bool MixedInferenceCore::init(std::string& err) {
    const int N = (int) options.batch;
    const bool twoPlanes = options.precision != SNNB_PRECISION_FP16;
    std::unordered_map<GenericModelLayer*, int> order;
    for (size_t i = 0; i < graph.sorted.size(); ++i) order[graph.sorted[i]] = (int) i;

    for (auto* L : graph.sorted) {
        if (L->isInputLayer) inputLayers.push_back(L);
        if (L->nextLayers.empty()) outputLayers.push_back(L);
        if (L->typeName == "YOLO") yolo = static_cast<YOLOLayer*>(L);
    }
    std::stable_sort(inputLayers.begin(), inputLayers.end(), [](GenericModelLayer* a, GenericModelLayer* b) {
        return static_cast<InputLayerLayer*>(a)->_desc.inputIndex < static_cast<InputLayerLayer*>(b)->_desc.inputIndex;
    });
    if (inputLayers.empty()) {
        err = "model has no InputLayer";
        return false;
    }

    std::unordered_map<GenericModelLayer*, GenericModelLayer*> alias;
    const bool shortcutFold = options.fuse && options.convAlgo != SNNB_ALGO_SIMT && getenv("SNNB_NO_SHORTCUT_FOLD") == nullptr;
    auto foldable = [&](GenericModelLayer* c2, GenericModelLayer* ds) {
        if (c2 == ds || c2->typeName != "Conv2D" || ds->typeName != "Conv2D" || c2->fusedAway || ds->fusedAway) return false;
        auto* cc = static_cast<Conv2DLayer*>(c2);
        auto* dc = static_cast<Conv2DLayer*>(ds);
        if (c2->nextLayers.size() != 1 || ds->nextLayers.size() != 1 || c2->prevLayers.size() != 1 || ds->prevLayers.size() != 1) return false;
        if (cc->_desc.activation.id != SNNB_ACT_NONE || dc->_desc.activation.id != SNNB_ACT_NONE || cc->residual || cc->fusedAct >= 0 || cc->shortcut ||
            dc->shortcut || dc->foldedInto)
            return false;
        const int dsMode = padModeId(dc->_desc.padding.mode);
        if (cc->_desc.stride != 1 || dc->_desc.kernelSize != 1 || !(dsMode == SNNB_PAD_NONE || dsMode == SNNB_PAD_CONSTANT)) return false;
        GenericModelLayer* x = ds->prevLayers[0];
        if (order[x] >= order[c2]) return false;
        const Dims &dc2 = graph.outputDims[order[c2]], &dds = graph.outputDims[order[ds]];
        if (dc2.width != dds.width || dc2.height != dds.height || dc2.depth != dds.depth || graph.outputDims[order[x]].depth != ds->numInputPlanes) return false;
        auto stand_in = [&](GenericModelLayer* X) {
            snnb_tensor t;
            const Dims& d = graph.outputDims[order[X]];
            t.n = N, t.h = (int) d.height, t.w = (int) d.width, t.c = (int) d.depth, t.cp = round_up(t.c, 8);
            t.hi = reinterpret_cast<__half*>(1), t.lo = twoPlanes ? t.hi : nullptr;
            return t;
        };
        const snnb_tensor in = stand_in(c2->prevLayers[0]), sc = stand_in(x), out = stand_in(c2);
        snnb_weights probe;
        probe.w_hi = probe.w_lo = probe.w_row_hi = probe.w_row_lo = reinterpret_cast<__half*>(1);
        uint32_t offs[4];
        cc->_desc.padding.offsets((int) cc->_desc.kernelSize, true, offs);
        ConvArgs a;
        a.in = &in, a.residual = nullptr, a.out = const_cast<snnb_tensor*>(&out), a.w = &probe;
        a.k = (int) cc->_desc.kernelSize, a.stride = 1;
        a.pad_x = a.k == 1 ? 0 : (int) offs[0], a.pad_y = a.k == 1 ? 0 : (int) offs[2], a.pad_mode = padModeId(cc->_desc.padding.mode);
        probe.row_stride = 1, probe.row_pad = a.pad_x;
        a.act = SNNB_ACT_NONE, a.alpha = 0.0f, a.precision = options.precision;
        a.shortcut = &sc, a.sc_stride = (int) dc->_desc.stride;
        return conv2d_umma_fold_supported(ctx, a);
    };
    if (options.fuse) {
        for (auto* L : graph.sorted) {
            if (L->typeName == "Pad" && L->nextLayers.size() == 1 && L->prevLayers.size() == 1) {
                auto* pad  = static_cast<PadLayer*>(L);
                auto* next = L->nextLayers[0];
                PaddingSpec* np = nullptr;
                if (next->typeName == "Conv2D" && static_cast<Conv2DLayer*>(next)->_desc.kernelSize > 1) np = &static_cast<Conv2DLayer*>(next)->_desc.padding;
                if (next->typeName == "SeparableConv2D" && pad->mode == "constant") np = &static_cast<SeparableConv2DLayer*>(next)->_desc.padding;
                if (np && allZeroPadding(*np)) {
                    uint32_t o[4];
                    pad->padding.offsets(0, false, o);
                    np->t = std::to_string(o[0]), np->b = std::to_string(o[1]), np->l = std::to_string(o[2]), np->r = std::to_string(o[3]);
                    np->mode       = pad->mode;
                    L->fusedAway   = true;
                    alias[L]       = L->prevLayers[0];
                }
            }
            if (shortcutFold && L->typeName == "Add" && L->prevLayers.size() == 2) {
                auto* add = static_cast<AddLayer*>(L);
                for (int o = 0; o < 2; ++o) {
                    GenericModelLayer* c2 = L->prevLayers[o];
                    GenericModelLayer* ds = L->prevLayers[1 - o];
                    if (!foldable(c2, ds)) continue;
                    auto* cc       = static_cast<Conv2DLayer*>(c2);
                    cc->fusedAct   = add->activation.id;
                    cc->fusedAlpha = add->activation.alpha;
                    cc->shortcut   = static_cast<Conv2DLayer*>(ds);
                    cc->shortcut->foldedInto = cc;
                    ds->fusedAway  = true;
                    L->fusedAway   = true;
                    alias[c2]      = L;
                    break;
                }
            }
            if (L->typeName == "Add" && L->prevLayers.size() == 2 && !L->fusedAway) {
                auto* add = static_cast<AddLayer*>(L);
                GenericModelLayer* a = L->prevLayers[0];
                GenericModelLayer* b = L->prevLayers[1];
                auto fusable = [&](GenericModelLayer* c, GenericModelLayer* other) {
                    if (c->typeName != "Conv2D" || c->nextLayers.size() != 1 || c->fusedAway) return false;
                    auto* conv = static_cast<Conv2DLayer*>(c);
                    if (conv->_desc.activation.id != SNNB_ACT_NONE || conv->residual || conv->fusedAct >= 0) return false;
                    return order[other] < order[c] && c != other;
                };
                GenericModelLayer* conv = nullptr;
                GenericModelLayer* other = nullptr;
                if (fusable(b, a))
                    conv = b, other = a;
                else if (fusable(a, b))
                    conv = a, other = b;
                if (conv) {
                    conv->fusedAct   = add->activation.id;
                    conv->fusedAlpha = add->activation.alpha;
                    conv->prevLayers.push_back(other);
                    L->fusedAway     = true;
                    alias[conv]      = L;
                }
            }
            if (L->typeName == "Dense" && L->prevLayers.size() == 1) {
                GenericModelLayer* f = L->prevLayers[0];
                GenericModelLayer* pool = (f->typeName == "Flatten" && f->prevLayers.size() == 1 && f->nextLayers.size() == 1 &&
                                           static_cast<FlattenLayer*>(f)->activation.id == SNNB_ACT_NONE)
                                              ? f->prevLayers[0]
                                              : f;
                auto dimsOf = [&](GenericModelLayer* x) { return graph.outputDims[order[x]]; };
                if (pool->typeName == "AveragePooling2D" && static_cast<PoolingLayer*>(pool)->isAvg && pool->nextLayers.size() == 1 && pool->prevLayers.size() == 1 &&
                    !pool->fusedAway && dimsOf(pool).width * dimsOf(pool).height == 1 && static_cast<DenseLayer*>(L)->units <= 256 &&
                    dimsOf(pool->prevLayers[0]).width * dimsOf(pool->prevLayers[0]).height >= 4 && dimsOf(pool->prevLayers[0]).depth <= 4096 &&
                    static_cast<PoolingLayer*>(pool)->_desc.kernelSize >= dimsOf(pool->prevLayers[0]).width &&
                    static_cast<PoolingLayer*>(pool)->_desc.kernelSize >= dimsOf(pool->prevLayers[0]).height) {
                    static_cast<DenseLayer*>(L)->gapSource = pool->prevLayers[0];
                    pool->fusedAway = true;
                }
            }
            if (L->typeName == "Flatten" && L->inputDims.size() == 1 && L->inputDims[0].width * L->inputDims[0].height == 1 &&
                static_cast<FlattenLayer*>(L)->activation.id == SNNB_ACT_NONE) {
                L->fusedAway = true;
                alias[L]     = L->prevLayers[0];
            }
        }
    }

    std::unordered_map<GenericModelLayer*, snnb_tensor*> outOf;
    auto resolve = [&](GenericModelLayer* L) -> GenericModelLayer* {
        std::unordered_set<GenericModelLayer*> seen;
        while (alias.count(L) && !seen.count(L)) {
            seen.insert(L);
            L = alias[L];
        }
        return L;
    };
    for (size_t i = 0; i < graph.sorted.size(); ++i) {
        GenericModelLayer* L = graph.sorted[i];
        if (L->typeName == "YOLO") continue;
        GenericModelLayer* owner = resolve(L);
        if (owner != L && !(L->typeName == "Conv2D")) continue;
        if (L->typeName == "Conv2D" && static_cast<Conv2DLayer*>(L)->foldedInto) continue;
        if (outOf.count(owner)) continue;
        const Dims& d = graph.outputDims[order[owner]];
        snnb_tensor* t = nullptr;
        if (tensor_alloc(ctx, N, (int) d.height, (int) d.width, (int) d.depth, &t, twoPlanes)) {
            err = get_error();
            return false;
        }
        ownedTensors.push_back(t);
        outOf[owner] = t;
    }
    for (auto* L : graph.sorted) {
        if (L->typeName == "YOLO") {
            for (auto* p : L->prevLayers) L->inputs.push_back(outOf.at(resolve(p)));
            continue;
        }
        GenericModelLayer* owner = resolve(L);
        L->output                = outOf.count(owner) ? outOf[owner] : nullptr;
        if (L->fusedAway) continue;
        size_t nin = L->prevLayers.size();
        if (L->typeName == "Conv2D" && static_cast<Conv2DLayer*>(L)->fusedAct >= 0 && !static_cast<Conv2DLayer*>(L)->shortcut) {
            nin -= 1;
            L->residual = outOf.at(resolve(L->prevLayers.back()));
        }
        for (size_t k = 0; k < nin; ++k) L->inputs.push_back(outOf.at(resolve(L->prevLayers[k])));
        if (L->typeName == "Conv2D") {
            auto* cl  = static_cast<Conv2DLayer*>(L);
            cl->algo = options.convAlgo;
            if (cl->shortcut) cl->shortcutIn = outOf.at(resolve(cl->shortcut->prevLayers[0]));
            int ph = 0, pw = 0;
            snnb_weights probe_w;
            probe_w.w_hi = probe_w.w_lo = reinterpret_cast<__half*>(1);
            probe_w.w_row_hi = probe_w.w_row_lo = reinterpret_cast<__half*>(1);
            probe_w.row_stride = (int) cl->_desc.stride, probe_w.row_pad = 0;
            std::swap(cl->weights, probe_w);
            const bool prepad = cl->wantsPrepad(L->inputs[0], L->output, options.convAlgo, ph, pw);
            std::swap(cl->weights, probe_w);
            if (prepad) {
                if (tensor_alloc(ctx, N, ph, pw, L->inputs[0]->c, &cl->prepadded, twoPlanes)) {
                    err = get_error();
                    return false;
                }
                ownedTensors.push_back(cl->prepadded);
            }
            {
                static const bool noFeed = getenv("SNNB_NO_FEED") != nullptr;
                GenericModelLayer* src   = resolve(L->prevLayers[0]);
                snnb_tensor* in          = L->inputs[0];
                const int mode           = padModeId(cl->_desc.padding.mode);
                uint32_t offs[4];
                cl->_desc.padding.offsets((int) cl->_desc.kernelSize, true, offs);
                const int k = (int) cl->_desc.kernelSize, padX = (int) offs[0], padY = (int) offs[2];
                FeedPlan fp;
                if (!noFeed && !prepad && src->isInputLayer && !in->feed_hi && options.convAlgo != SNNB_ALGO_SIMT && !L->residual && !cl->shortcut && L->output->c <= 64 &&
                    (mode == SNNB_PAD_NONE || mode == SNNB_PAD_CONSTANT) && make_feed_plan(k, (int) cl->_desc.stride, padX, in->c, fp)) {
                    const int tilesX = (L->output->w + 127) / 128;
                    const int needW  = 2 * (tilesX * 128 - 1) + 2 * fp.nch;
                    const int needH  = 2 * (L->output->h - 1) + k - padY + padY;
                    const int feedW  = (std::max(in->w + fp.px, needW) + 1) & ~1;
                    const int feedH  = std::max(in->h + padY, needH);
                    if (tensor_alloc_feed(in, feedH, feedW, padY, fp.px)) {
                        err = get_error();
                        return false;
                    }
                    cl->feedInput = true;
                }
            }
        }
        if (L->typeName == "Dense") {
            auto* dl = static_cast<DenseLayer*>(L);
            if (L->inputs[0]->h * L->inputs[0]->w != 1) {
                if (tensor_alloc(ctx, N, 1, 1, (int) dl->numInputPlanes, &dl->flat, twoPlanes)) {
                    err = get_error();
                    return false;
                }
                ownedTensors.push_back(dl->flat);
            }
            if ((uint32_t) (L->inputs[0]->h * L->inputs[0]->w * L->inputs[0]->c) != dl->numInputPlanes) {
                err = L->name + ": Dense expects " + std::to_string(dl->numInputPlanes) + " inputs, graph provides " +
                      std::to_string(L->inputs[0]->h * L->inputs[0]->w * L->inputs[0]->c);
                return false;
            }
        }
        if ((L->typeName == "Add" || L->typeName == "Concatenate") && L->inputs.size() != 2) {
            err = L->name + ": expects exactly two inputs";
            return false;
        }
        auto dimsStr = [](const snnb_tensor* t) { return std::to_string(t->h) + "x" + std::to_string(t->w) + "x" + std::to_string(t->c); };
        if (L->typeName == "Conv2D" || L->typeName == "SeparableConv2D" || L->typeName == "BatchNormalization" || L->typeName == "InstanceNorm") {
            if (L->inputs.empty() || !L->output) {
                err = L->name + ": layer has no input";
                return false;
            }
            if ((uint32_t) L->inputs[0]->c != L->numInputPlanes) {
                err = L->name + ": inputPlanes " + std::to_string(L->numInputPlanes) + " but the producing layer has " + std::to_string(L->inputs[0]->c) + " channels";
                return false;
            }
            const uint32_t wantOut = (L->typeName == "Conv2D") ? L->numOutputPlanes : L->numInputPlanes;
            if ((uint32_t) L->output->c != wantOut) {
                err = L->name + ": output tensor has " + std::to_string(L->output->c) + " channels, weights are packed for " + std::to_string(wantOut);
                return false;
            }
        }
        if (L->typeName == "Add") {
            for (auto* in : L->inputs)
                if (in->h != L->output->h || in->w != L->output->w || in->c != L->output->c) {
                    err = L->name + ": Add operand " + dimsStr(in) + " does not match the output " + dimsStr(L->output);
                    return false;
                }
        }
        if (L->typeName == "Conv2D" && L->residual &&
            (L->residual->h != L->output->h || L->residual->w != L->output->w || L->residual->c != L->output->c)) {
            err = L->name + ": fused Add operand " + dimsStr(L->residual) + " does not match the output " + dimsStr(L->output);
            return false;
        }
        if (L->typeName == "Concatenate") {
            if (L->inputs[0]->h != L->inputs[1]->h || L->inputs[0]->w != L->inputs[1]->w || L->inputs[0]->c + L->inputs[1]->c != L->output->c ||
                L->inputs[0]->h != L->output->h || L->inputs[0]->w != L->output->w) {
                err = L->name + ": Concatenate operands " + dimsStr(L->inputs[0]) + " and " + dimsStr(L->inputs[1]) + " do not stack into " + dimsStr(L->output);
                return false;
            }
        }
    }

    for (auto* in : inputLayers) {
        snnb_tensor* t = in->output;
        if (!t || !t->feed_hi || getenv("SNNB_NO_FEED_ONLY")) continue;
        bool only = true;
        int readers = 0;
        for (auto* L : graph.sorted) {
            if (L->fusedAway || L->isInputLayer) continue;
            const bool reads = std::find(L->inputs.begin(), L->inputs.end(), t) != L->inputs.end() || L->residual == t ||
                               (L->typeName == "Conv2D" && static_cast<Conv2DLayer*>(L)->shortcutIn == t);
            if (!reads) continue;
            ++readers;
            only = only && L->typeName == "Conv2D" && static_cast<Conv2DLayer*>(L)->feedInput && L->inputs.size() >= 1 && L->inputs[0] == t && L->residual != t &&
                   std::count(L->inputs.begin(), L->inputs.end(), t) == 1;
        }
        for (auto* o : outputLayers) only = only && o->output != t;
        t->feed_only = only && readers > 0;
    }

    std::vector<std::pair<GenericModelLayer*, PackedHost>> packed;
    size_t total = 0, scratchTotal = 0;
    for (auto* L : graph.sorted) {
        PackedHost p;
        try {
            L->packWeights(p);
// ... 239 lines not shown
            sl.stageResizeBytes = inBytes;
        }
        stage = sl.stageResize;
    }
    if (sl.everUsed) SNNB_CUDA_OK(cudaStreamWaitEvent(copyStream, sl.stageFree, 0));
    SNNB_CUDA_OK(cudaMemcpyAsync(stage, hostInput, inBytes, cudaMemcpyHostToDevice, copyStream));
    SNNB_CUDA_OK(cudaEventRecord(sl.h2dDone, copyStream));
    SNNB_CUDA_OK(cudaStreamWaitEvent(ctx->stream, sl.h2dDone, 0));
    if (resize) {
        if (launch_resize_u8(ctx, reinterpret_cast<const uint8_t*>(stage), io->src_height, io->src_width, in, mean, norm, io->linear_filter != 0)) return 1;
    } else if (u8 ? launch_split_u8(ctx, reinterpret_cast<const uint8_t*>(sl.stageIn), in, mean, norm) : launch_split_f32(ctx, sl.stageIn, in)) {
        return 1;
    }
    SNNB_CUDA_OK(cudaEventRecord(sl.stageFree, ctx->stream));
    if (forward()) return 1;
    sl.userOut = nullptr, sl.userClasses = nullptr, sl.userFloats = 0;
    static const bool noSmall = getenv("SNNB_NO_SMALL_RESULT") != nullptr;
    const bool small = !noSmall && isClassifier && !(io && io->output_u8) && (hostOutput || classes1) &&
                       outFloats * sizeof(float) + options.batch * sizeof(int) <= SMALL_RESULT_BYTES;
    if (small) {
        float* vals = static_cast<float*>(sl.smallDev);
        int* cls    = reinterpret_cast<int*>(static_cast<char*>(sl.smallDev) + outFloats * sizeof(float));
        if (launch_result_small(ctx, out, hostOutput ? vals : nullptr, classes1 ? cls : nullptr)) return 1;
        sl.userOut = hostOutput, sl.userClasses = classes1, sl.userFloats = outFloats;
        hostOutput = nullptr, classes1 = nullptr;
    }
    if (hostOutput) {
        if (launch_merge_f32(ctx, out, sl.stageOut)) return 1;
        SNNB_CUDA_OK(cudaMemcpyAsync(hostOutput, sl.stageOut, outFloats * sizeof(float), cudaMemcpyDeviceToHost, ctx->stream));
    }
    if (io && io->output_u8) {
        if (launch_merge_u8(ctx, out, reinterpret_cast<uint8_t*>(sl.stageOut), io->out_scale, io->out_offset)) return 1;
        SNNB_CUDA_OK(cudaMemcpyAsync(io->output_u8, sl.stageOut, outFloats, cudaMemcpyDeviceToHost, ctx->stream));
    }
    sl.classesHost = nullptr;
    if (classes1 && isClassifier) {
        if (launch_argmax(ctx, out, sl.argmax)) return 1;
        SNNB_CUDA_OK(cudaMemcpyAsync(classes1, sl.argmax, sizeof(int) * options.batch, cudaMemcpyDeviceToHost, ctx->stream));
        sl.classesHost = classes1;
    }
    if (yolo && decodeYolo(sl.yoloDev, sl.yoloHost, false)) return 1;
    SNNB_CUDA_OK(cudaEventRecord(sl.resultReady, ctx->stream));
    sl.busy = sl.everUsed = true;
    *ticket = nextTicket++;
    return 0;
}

+ + + + + + +

- _Required action_:
From the line holding "cl->feedInput = true;" to the line holding "if (tensor_alloc(ctx, N, 1, 1, (int)", inclusive, restate each line above exactly as written.

- _Task response_:
                    cl->feedInput = true;
                }
            }
        }
        if (L->typeName == "Dense") {
            auto* dl = static_cast<DenseLayer*>(L);
            if (L->inputs[0]->h * L->inputs[0]->w != 1) {
                if (tensor_alloc(ctx, N, 1, 1, (int) dl->numInputPlanes, &dl->flat, twoPlanes)) {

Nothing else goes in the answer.